- [ASSIGNED TASK]:
Please restate, word for word, the lines below that begin at the one with "nvec, coeff_bytes, accumulate);" and end at the one with "const size_t part_bytes". Leave out all other lines.

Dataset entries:
int mfh_eval_rows_multi(mfh_ctx *c, uint64_t off, size_t nrows, const uint8_t *d_c8, const uint32_t *d_coeffs, uint32_t nvec, uint32_t coeff_bytes,
                        uint64_t *d_rops, int accumulate) {
  if (!c || !d_rops || !nvec || (nrows && (!d_c8 || !d_coeffs)) || (coeff_bytes != 1 && coeff_bytes != 4)) return MFH_EINVAL;
  const MmIo io = {{d_coeffs, nullptr}, nvec, {d_rops, nullptr}, nvec, (uint64_t)(c->P.n + 1) * wide_geom(c).LL, nullptr, 0, nullptr};
  return eval_rows_multi_io(c, off, nrows, d_c8, io, nvec, coeff_bytes, accumulate);
}
// ... 29 lines not shown
    }
    return MFH_OK;
  }
  const uint32_t ct = wide ? wg.ct : CT, mb = wide ? wg.mbp : CT * SB, rt = wide ? RT2 : RT;
  const uint32_t NT = wide ? NQ2 : (nvec * ND + 1 <= 64 ? 2 : 4), N = wide ? N2 : 32 * NT;
  const uint32_t ntiles = (n + 1 + ct - 1) / ct;
  uint32_t nchunks = (!wide && nrows >= 8 * rt) ? 2 : 1;
  const uint32_t lim = std::max(rt, c->mm_chunk_rows / rt * rt);
  nchunks = std::max<uint32_t>(nchunks, ((uint32_t)nrows + lim - 1) / lim);
  uint32_t rpc = ((uint32_t)nrows + nchunks - 1) / nchunks;
  rpc = (rpc + rt - 1) / rt * rt;
  nchunks = ((uint32_t)nrows + rpc - 1) / rpc;
  const uint32_t rpad = nchunks * rpc;
  const size_t cd_bytes = ((size_t)N * rpad + 255) & ~(size_t)255;
  const size_t sc_bytes = 256 * 8;
  const size_t part_bytes = (size_t)nchunks * ntiles * mb * N * 4;
  int rc = c->mm_ws_sel ? ws2_reserve(c, cd_bytes + sc_bytes + part_bytes) : ws_reserve(c, cd_bytes + sc_bytes + part_bytes);
  if (rc) return rc;
  uint8_t *wsp = (c->mm_ws_sel ? c->ws2 : c->ws).as<uint8_t>();
  int8_t *cd = (int8_t *)wsp;
  int64_t *sc = io.sc_zeroed ? io.sc_zeroed : (int64_t *)(wsp + cd_bytes);
  int *part = (int *)(wsp + cd_bytes + sc_bytes);
  if (!io.sc_zeroed) HIP_TRY(c, hipMemsetAsync(sc, 0, sc_bytes, c->stream));
  if (wide && ND == 4 && !io.bits)
    hipLaunchKernelGGL(k_mm_digits4w, dim3((rpad / 16 + DG4 - 1) / DG4), dim3(256), 0, c->stream, io, nvec, (uint32_t)nrows, rpad, cd, sc);
  else
    hipLaunchKernelGGL(k_mm_digits, dim3((rpad / 16 + DG_RG - 1) / DG_RG), dim3(N), 0, c->stream, io, nvec, ND, (uint32_t)nrows, rpad, NT, wide ? 1 : 0, cd, sc);
  AesKey keyx = c->key;
  for (int i = 56; i < 60; i++) keyx.rk[i] ^= 0x80808080u;
  const uint32_t pk = img_region && c->mm_pack ? ND : 0u;
  {
    Timer t(c, img_region ? 8 : 7, nrows);
    if (img_region) {
      const uint32_t mtiles = ntiles * wg.mt, KS = ((uint32_t)nrows + RT2 - 1) / RT2 * (RT2 / 64);
      MmsImages imgs{};
      imgs.image[0] = (const v4i *)img_region;
      hipLaunchKernelGGL(k_mmstream1, dim3(((mtiles + TPW - 1) / TPW + 7) / 8 * 8, nchunks), dim3(SW * 64), 0, c->stream, imgs,
                         mtiles, KS, (uint32_t)nrows, rpc, (const v4i *)cd, part, pk);
    } else if (wide && q736)
      hipLaunchKernelGGL((k_evalmm16<0, 736>), dim3(ntiles, nchunks), dim3(1024), 0, c->stream, keyx, c->d_t0, off, n, (uint32_t)nrows, rpc, d_c8, cd, part,
                         (uint8_t *)nullptr);
    else if (wide)
      hipLaunchKernelGGL((k_evalmm16<0, 1472>), dim3(ntiles, nchunks), dim3(1024), 0, c->stream, keyx, c->d_t0, off, n, (uint32_t)nrows, rpc, d_c8, cd, part,
                         (uint8_t *)nullptr);
    else if (NT == 2)
      hipLaunchKernelGGL(k_evalmm<2>, dim3(ntiles, nchunks), dim3(1024), 0, c->stream, keyx, c->d_t0, off, n, (uint32_t)nrows, rpc, d_c8, cd, rpad,
                         part);
    else
      hipLaunchKernelGGL(k_evalmm<4>, dim3(ntiles, nchunks), dim3(1024), 0, c->stream, keyx, c->d_t0, off, n, (uint32_t)nrows, rpc, d_c8, cd, rpad,
                         part);
  }
  HIP_TRY(c, hipGetLastError());
  const uint32_t sby = wide ? wg.sby : SB;
  const dim3 fgrid(n + 1, (nvec + 63) / 64);
  if (ND == 4)
    FINISH_LAUNCH(k_evalmm_finish, 4, pk, fgrid, part, sc, nchunks, ntiles, N, nvec, n, (uint32_t)nrows, ct, mb, sby, wg.LL, io, accumulate);
  else
    FINISH_LAUNCH(k_evalmm_finish, 1, pk, fgrid, part, sc, nchunks, ntiles, N, nvec, n, (uint32_t)nrows, ct, mb, sby, wg.LL, io, accumulate);
  HIP_TRY(c, hipGetLastError());
  return MFH_OK;
}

- [COMPLETED EXERCISE]:
  return eval_rows_multi_io(c, off, nrows, d_c8, io, nvec, coeff_bytes, accumulate);
}
// ... 29 lines not shown
    }
    return MFH_OK;
  }
  const uint32_t ct = wide ? wg.ct : CT, mb = wide ? wg.mbp : CT * SB, rt = wide ? RT2 : RT;
  const uint32_t NT = wide ? NQ2 : (nvec * ND + 1 <= 64 ? 2 : 4), N = wide ? N2 : 32 * NT;
  const uint32_t ntiles = (n + 1 + ct - 1) / ct;
  uint32_t nchunks = (!wide && nrows >= 8 * rt) ? 2 : 1;
  const uint32_t lim = std::max(rt, c->mm_chunk_rows / rt * rt);
  nchunks = std::max<uint32_t>(nchunks, ((uint32_t)nrows + lim - 1) / lim);
  uint32_t rpc = ((uint32_t)nrows + nchunks - 1) / nchunks;
  rpc = (rpc + rt - 1) / rt * rt;
  nchunks = ((uint32_t)nrows + rpc - 1) / rpc;
  const uint32_t rpad = nchunks * rpc;
  const size_t cd_bytes = ((size_t)N * rpad + 255) & ~(size_t)255;
  const size_t sc_bytes = 256 * 8;
  const size_t part_bytes = (size_t)nchunks * ntiles * mb * N * 4;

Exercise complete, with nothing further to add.